Asset Class: Market and Economic Insights

U.S. midterms: Will a blue wave rock the boat?

U.S. midterm elections typically serve as a referendum on the first two years of a president’s term, often resulting in steep congressional losses for the president’s party. The 2018 election appears to be following a similar pattern, with the Democrats’ lead on a generic congressional ballot peaking in late 2017 when President Trump’s net disapproval rating was also at its highest. However, as the economy has maintained momentum through 2018, President Trump has gained popularity while the Democrats’ prospects have declined modestly.

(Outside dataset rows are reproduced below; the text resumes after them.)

extern "C" int t1d_ctx_create(int hip_device, const double* ptab, int n_patients, int n_cols,
                              const double* sensor_row, const double* pump_row, t1d_ctx** out)
{
    try {
        if (!out) return fail(T1D_E_INVALID, "t1d_ctx_create: out is NULL");
        *out = nullptr;
        if (!ptab || !sensor_row || !pump_row) return fail(T1D_E_INVALID, "t1d_ctx_create: NULL table");
        if (n_cols != T1D_P_NCOLS) return fail(T1D_E_INVALID, "t1d_ctx_create: n_cols must be T1D_P_NCOLS (45)");
        if (n_patients < 1 || n_patients > kMaxPatients)
            return fail(T1D_E_INVALID, "t1d_ctx_create: n_patients must be in [1, 64]");
        const double st = sensor_row[5];
        if (!(st >= 1.0) || st != std::floor(st) || st > 1440.0)
            return fail(T1D_E_INVALID, "t1d_ctx_create: sensor sample_time must be a whole number of minutes >= 1");
        if (st > 150.0) return fail(T1D_E_INVALID, "t1d_ctx_create: sensor sample_time must be <= 150 minutes");
        for (int k = 2; k < 6; k += 3)
            if (!(pump_row[k] > 0.0)) return fail(T1D_E_INVALID, "t1d_ctx_create: pump increments must be > 0");
        int ndev = 0;
        if (hipGetDeviceCount(&ndev) != hipSuccess || ndev < 1)
            return fail(T1D_E_NODEVICE, "t1d_ctx_create: no HIP device visible");
        if (hip_device < 0 || hip_device >= ndev) return fail(T1D_E_INVALID, "t1d_ctx_create: bad device index");
        T1D_HIP(hipSetDevice(hip_device));
        int n_cu = 0;
        T1D_HIP(hipDeviceGetAttribute(&n_cu, hipDeviceAttributeMultiprocessorCount, hip_device));

        t1d_ctx* c = new (std::nothrow) t1d_ctx();
        if (!c) return fail(T1D_E_INVALID, "t1d_ctx_create: out of host memory");
        int lds_max = 0;
        if (hipDeviceGetAttribute(&lds_max, hipDeviceAttributeMaxSharedMemoryPerBlock, hip_device) == hipSuccess && lds_max > 0) c->lds_per_block = lds_max;
        c->device = hip_device; c->n_cu = n_cu > 0 ? n_cu : 256; c->np = n_patients; c->S = (int)std::floor(150.0 / st);
        std::memcpy(c->sensor, sensor_row, sizeof(c->sensor));
        std::memcpy(c->pump, pump_row, sizeof(c->pump));

        const int np = n_patients;
        std::vector<double> dp((size_t)DP_COUNT * kMaxPatients, 0.0), x0((size_t)13 * np);
        for (int j = 0; j < np; ++j) {
            const double* r = ptab + (size_t)j * n_cols;
            auto set = [&](int idx, double v) { dp[(size_t)idx * kMaxPatients + j] = v; };
            set(DP_KMAX, r[T1D_P_KMAX]); set(DP_KMIN, r[T1D_P_KMIN]); set(DP_KABS, r[T1D_P_KABS]);
            set(DP_HK, (r[T1D_P_KMAX] - r[T1D_P_KMIN]) / 2.0);
            set(DP_B, r[T1D_P_B]); set(DP_D, r[T1D_P_D]);
            set(DP_CAA, 5.0 / 2.0 / (1.0 - r[T1D_P_B])); set(DP_CCC, 5.0 / 2.0 / r[T1D_P_D]);
            set(DP_RATC, r[T1D_P_F] * r[T1D_P_KABS] / r[T1D_P_BW]);
            set(DP_KP1, r[T1D_P_KP1]); set(DP_KP2, r[T1D_P_KP2]); set(DP_KP3, r[T1D_P_KP3]);
            set(DP_FSNC, r[T1D_P_FSNC]); set(DP_KE1, r[T1D_P_KE1]); set(DP_KE2, r[T1D_P_KE2]);
            set(DP_K1, r[T1D_P_K1]); set(DP_K2, r[T1D_P_K2]); set(DP_VM0, r[T1D_P_VM0]);
            set(DP_VMX, r[T1D_P_VMX]); set(DP_KM0, r[T1D_P_KM0]);
            set(DP_M24, r[T1D_P_M2] + r[T1D_P_M4]); set(DP_M1, r[T1D_P_M1]);
            set(DP_KA1, r[T1D_P_KA1]); set(DP_KA2, r[T1D_P_KA2]); set(DP_VI, r[T1D_P_VI]);
            set(DP_P2U, r[T1D_P_P2U]); set(DP_IB, r[T1D_P_IB]); set(DP_KI, r[T1D_P_KI]);
            set(DP_M130, r[T1D_P_M1] + r[T1D_P_M30]); set(DP_M2, r[T1D_P_M2]);
            set(DP_KA1KD, r[T1D_P_KA1] + r[T1D_P_KD]); set(DP_KD, r[T1D_P_KD]); set(DP_KSC, r[T1D_P_KSC]);
            set(DP_INSC, 6000.0 / r[T1D_P_BW]); set(DP_VG, r[T1D_P_VG]); set(DP_IVI, 1.0 / r[T1D_P_VI]); set(DP_IVG, 1.0 / r[T1D_P_VG]);
            set(DP_DK, r[T1D_P_KMAX] - r[T1D_P_KMIN]);
            set(DP_CF, r[T1D_P_F] / r[T1D_P_BW]);
            for (int k = 0; k < 13; ++k) x0[(size_t)k * np + j] = r[T1D_P_X0 + k];
        }
        std::vector<double> raw((size_t)kRawPars * kMaxPatients, 0.0);
        for (int j = 0; j < np; ++j)
            for (int k = 0; k < kRawPars; ++k) raw[(size_t)k * kMaxPatients + j] = ptab[(size_t)j * n_cols + T1D_P_BW + k];
        c->ptab.assign(ptab, ptab + (size_t)np * n_cols);
        c->dpar = dp;
        c->np_pad = (np + 1) & ~1;
        std::vector<float> dpf(dp.begin(), dp.end());
        const std::vector<double> minv = spline_second_derivative_operator();
        std::vector<float> minvf(minv.begin(), minv.end());
        auto up = [&](void** dst, const void* src, size_t bytes) -> hipError_t {
            hipError_t e = hipMalloc(dst, bytes);
            if (e != hipSuccess) return e;
            return hipMemcpy(*dst, src, bytes, hipMemcpyHostToDevice);
        };
        hipError_t e = hipSuccess;
        if (e == hipSuccess) e = up((void**)&c->d_par64, dp.data(), dp.size() * 8);
        if (e == hipSuccess) e = up((void**)&c->d_par32, dpf.data(), dpf.size() * 4);
        if (e == hipSuccess) e = up((void**)&c->d_x0, x0.data(), x0.size() * 8);
        if (e == hipSuccess) e = up((void**)&c->d_raw64, raw.data(), raw.size() * 8);
        if (e == hipSuccess) e = up((void**)&c->d_minv64, minv.data(), minv.size() * 8);
        if (e == hipSuccess) e = up((void**)&c->d_minv32, minvf.data(), minvf.size() * 4);
#if T1D_S1_TRACE
        if (e == hipSuccess) e = hipMalloc((void**)&c->d_trace, 128 * 4 * 64 * sizeof(long long));
        if (e == hipSuccess) e = hipMemset(c->d_trace, 0, 128 * 4 * 64 * sizeof(long long));
#endif
        if (e == hipSuccess) e = hipMalloc((void**)&c->d_status, sizeof(int));
        if (e == hipSuccess) e = hipMemset(c->d_status, 0, sizeof(int));
        if (e != hipSuccess) {
            std::string m = std::string("t1d_ctx_create: ") + hipGetErrorString(e);
            t1d_ctx_destroy(c);
            return fail(T1D_E_HIP, m);
        }
        *out = c;
        return T1D_OK;
    } catch (const std::exception& ex) {
        return fail(T1D_E_INVALID, std::string("t1d_ctx_create: ") + ex.what());
    } catch (...) {
        return fail(T1D_E_INVALID, "t1d_ctx_create: unknown exception");
    }
}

Midterm elections: Congressional voter intentions track presidential polls

The U.S. House of Representatives tends to have significant turnover in party composition due to the short two-year terms for each member. Republicans currently hold a 23-person majority in the House but will need a strong showing in November to protect that majority. Inputting President Trump’s relatively low 41% average approval rating into a simple regression analysis of first-term presidents’ midterm election results (starting with John F. Kennedy) indicates Republicans are expected to lose 45 seats in the House. Considering they need to hold 23 seats, this analysis suggests the Democrats should be favored to take the House. Further, we think the Democrats’ chances are increased due to the actual results they have posted in special elections over the trailing year, particularly in Republican leaning districts in Pennsylvania, Kansas and Ohio. They have momentum and enthusiasm on their side, which should bring out their voters.

first term presidential midterm election outcomes

Republicans hold a stronger advantage in the Senate, where six-year terms mean fewer seats in play during a given election year. The current composition is 51 Republicans and 49 Democrats (including Independents who caucus with Democrats). However, the 2018 election map favors the GOP, with 26 Democratic seats up for reelection compared to only nine for Republicans. Thus, the odds of Democrats taking the Senate — while certainly realistic — are lower than their House chances.

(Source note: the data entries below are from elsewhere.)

template <int CAP, bool COUNT, int GEOM, bool SPLIT, bool DEFER = false, bool HYB = SPLIT, bool SKY = false,
          bool SMASK = false>
__device__ __forceinline__ void trace_tile(const KArgs& A, const FrameRec& F, uint32_t tile, Cnt& cnt, float* lds,
                                           float4* slab, uint32_t sub = 0, uint32_t frame = 0) {
    const uint32_t lane = lane_id();
    if (tile >= A.ntiles) return;
    const uint32_t x = (tile % A.ntx) * 8u + (lane & 7u);
    uint32_t k = (tile / A.ntx) * 8u + (lane >> 3);
    const f3 orig = mk(F.cam[0], F.cam[1], F.cam[2]);
    if constexpr (DEFER) {
        const uint32_t S = (!SPLIT && A.defer_sub > 1u) ? A.defer_sub : 1u, rows = 8u / S;
        k = (tile / A.ntx) * 8u + sub * rows + (lane >> 3);
        const bool valid = x < A.width && k < A.rows && (lane >> 3) < rows;
        EvLog L;
        L.S = dscratch(A, frame);
        L.stripe = ((tile * S + sub) * 0x9E3779B1u) >> (32 - 7);
        static_assert(kDeferStripes == 128u, "stripe hash yields 7 bits");
        const size_t o = valid ? (size_t)k * A.width + x : 0u;
        const Seg root = valid ? Seg{orig, primary_dir(A, x, band_row(A, k), 0), 1.0f, 0} : Seg{orig, orig, 0.0f, 0};
        defer_walk<GEOM, SPLIT>(A, lds, slab, L, valid, root, kEvRoot, (uint32_t)o);
        return;
    }
    if (x >= A.width || k >= A.rows) return;
// ... 156 lines not shown
}

template <int GEOM>
constexpr int slab_float4s() {
    return GEOM == 1 ? 64 * 3 : GEOM >= 2 ? (bvh_lds_entries<GEOM>() > 0 ? bvh_lds_entries<GEOM>() * 16 : 1) : 1;
}
#ifndef TRT_G0_WAVES
#define TRT_G0_WAVES 5
#endif
template <int GEOM, int CAP = 99>
constexpr int waves_per_simd() {
    return GEOM == 3 ? (CAP <= 3 ? TRT_G3_WAVES_SHALLOW : TRT_G3_WAVES) : GEOM == 0 ? TRT_G0_WAVES : TRT_WAVES;
}

#ifndef TRT_DEFER_WAVES
#define TRT_DEFER_WAVES 4
#endif
template <int GEOM, int CAP, bool SPLIT, bool DEFER>
constexpr int trace_waves() {
    return (DEFER && GEOM == 3) ? TRT_DEFER_WAVES : waves_per_simd<GEOM, ((SPLIT || DEFER) ? 99 : CAP)>();
}

template <int CAP, bool COUNT, int GEOM, bool SPLIT, bool DEFER, bool HYB, bool SKY, bool SPANS = false,
          bool SMASK = false>
__device__ __forceinline__ void trace_body(const KArgs& A) {
    static_assert(!SPANS || SKY, "the sky spans cull into the sky table");
    static_assert(!SMASK || SPANS, "the occluder masks ride on the span kernel");
    __shared__ float lds[DEFER ? defer_pool_floats() : lds_stack_floats<CAP, GEOM, HYB>()];
    __shared__ float4 slab[slab_float4s<GEOM>()];
    const uint32_t vb = blockIdx.x;
    Cnt cnt;
#ifdef TRT_DIAG_WAVE_CLOCK
    const uint64_t t_start = __builtin_amdgcn_s_memrealtime();
#endif
    uint32_t f = 0, t = vb, tile;
    if (!SPLIT && !DEFER && A.spp_lanes) {
        const uint32_t per = A.ntiles * A.spp;
        f = vb / per;
        const uint32_t r = vb - f * per;
        trace_samples<CAP, COUNT, GEOM>(A, A.fr[f], xcd_tile(A, r / A.spp), r % A.spp, cnt, lds, slab);
        if (COUNT) flush_counts(A, cnt);
        return;
    }
    if (!SPLIT && !DEFER && A.nframes > 1u) {
        if (A.xcd_inter && A.frame_group > 1u && (GEOM == 0 || TRT_MESH_PAIRS)) {
            uint32_t pr;
            tile = inter_tile(A, vb, pr, (A.nframes + 1u) / 2u);
            f = 2u * pr;
#ifndef TRT_DIAG_TRIVIAL
            if constexpr (SPANS) {
                if (span_outside(A, tile, span_word(A, tile, f))) {
                    sky_tile_store(A, tile, A.fr[f], f + 1u < A.nframes ? &A.fr[f + 1u] : nullptr);
                    return;
                }
            }
#endif
            trace_tile<CAP, COUNT, GEOM, SPLIT, DEFER, HYB, SKY, SMASK>(A, A.fr[f], tile, cnt, lds, slab);
            if (f + 1u < A.nframes) trace_tile<CAP, COUNT, GEOM, SPLIT, DEFER, HYB, SKY, SMASK>(A, A.fr[f + 1u], tile, cnt, lds, slab);
            if (COUNT) flush_counts(A, cnt);
            return;
        } else if (A.xcd_inter) {
            tile = inter_tile(A, vb, f, A.nframes);
        } else {
            f = vb / A.ntiles;
            t = vb - f * A.ntiles;
            tile = xcd_tile(A, t, f);
        }
    } else if (DEFER && !SPLIT) {
        const uint32_t Sd = A.defer_sub > 1u ? A.defer_sub : 1u, per = A.ntiles * Sd;
        if (A.defer_inter && A.dframes > 1u) {
            const uint32_t F = A.dframes, per8 = per & ~7u;
            if (vb < F * per8) {
                const uint32_t x = vb & 7u, j = vb >> 3;
// ... 7 lines not shown
        } else {
            f = vb / per;
            t = vb - f * per;
        }
        tile = xcd_tile(A, t / Sd);
        trace_tile<CAP, COUNT, GEOM, SPLIT, DEFER, HYB>(A, A.fr[f], tile, cnt, lds, slab, t % Sd, f);
#ifdef TRT_DIAG_WAVE_CLOCK
        if (threadIdx.x == 0 && A.out32 && A.dframes <= 1u) {
            const uint64_t t_end = __builtin_amdgcn_s_memrealtime();
            uint32_t* rec = reinterpret_cast<uint32_t*>(A.out32) + 4 * (size_t)blockIdx.x;
            uint32_t xcc;
            asm volatile("s_getreg_b32 %0, hwreg(HW_REG_XCC_ID)" : "=s"(xcc));
            rec[0] = tile | ((xcc & 15u) << 28);
            rec[1] = (uint32_t)t_start;
            rec[2] = (uint32_t)(t_end - t_start);
            rec[3] = (uint32_t)(t_start >> 32);
        }
#endif
        return;
    } else {
        tile = xcd_tile(A, t);
    }
#if !defined(TRT_DIAG_TRIVIAL) && !defined(TRT_DIAG_WAVE_CLOCK)
    if constexpr (SPANS) {
        if (span_outside(A, tile, span_word(A, tile, f))) {
            sky_tile_store(A, tile, A.fr[f], nullptr);
            return;
        }
    }
#endif
    trace_tile<CAP, COUNT, GEOM, SPLIT, DEFER, HYB, SKY, SMASK>(A, A.fr[f], tile, cnt, lds, slab);
#ifdef TRT_DIAG_WAVE_CLOCK
    __syncthreads();
    float* clk = A.out32 ? A.out32 : reinterpret_cast<float*>(A.diag);
    if (threadIdx.x == 0 && clk) {
        const uint64_t t_end = __builtin_amdgcn_s_memrealtime();
        uint32_t* rec = reinterpret_cast<uint32_t*>(clk) + 4 * (size_t)blockIdx.x;
        uint32_t xcc;
        asm volatile("s_getreg_b32 %0, hwreg(HW_REG_XCC_ID)" : "=s"(xcc));
        rec[0] = (A.out32 ? xcd_tile(A, blockIdx.x) : (tile | (f << 20))) | ((xcc & 15u) << 28);
        rec[1] = (uint32_t)t_start;
        rec[2] = (uint32_t)(t_end - t_start);
        rec[3] = (uint32_t)(t_start >> 32);
    }
#endif
    if (COUNT) flush_counts(A, cnt);
}

template <int CAP, bool COUNT, int GEOM, bool SPLIT, bool DEFER = false, bool HYB = SPLIT>
__global__ __launch_bounds__(64, (trace_waves<GEOM, CAP, SPLIT, DEFER>())) void trace_kernel(KArgs A) {
    trace_body<CAP, COUNT, GEOM, SPLIT, DEFER, HYB, false>(A);
}

template <int CAP>
__global__ __launch_bounds__(64, (trace_waves<0, CAP, false, false>())) void sky_trace_kernel(KArgs A) {
    trace_body<CAP, false, 0, false, false, false, true, true>(A);
}
template <int CAP>
__global__ __launch_bounds__(64, (trace_waves<0, CAP, false, false>())) void sky_trace_kernel_nospan(KArgs A) {
    trace_body<CAP, false, 0, false, false, false, true, false>(A);
}
template <int CAP>
__global__ __launch_bounds__(64, (trace_waves<0, CAP, false, false>())) void sky_trace_kernel_smask(KArgs A) {
    trace_body<CAP, false, 0, false, false, false, true, true, true>(A);
}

We do have some concerns regarding a split government, as equity returns tend to underperform during these periods. One theory is that a split government slows down the response to bubbles and crises, as was clear during 2007–2008. However, the U.S. economy is on firm footing over the medium term, so we are less concerned with the composition of the government. Our concern would increase if the economy decelerates, as a sluggish government response would provide more downside.

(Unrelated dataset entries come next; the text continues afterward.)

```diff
@@ -325,35 +355,35 @@
   for (int p = 0; p < a.ks; p++) {
     const int c_begin = min(p * per, nchunk), c_end = min(c_begin + per, nchunk);
     for (int q = 0; q < nq; q++) {
-      unsigned int S[8], C[4];
+      unsigned int L[8], Nb[4];
 #pragma unroll
       for (int jj = 0; jj < 4; jj++) {
         const int j = 4 * q + jj, c = c_begin + lane + 64 * j;
-        S[2 * jj] = 0; S[2 * jj + 1] = 0; C[jj] = 0x11111111u;
+        L[2 * jj] = 0; L[2 * jj + 1] = 0; Nb[jj] = 0;
         if (j < a.nx && c < c_end) {
           const u32x4 v = reinterpret_cast<const u32x4*>(w)[c];
-          unsigned int b[8], cd[8];
+          unsigned int lo[8], n[8];
 #pragma unroll
           for (int t = 0; t < 8; t++) {
             const unsigned int bits = (v[t >> 1] >> (16 * (t & 1))) & 0xffffu;
-            const int code = (int)((bits >> 7) & 0xff) - E0;
-            b[t] = ((bits >> 8) & 0x80u) | (bits & 0x7fu);
-            cd[t] = (code < 1 || code > 15) ? 0u : (unsigned int)code;
+            const bool esc = packed_is_escape(bits, E0h);
+            lo[t] = esc ? 0u : (bits & 0xffu);
+            n[t] = esc ? 0u : (((bits >> 12) & 8u) | (((bits >> 8) & 0x7fu) - (unsigned int)E0h));
           }
-          S[2 * jj] = b[0] | (b[2] << 8) | (b[1] << 16) | (b[3] << 24);
-          S[2 * jj + 1] = b[4] | (b[6] << 8) | (b[5] << 16) | (b[7] << 24);
-          unsigned int cc = 0;
-#pragma unroll
-          for (int t = 0; t < 4; t++) cc |= (cd[2 * t] << (4 * t)) | (cd[2 * t + 1] << (4 * t + 16));
-          C[jj] = cc;
+          L[2 * jj] = lo[0] | (lo[1] << 8) | (lo[2] << 16) | (lo[3] << 24);
+          L[2 * jj + 1] = lo[4] | (lo[5] << 8) | (lo[6] << 16) | (lo[7] << 24);
+          unsigned int nn = 0;
+#pragma unroll
+          for (int t = 0; t < 4; t++) nn |= (n[t] << (8 * t)) | (n[4 + t] << (8 * t + 4));
+          Nb[jj] = nn;
         }
       }
       u32x4* dst = reinterpret_cast<u32x4*>(a.P + (size_t)row * a.row_bytes + ((size_t)p * nq + q) * 3072) + lane;
-      dst[0] = u32x4{S[0], S[1], S[2], S[3]};
-      dst[64] = u32x4{S[4], S[5], S[6], S[7]};
-      dst[128] = u32x4{C[0], C[1], C[2], C[3]};
-    }
-  }
-}
-
-}
+      dst[0] = u32x4{L[0], L[1], L[2], L[3]};
+      dst[64] = u32x4{L[4], L[5], L[6], L[7]};
+      dst[128] = u32x4{Nb[0], Nb[1], Nb[2], Nb[3]};
+    }
+  }
+}
+
+}
```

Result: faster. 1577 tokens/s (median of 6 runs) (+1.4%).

Election outcomes and expected implications

Split government

Assessed likelihood: High
Expected market implications: Mostly priced in. Democrats will ramp up investigations into President Trump’s actions and strive to thwart his agenda wherever possible. Likely a stalemate for two years as both parties posture into the 2020 elections.

Republican hold

Assessed likelihood: Moderate
Expected market implications: Short-term positive. Potential for further tax reform and continued deregulation. Raises probability of Democrats moving further left in 2020, which would be negative for the U.S. market over the longer term.

Democrat sweep

Assessed likelihood: Moderate
Expected market implications: Short-term negative for the U.S. market and positive for international markets. Democrats will likely push for impeachment, but the necessary two-thirds supermajority in the Senate would make this a high hurdle. Democrats would attempt to blunt some of Trump’s hardline trade policies, particularly with current allies (and likely excluding China). Dollar negative as deficit spending likely to increase further.

Historical returns based on midterm elections

Conclusion

The midterm elections have the potential to shape U.S. policy over the coming years and thus we are watching them closely. However, we do not see the outcome of these elections disrupting the U.S. economy’s strong growth over the medium term and we remain comfortable with an overweight to U.S. equities in our portfolios.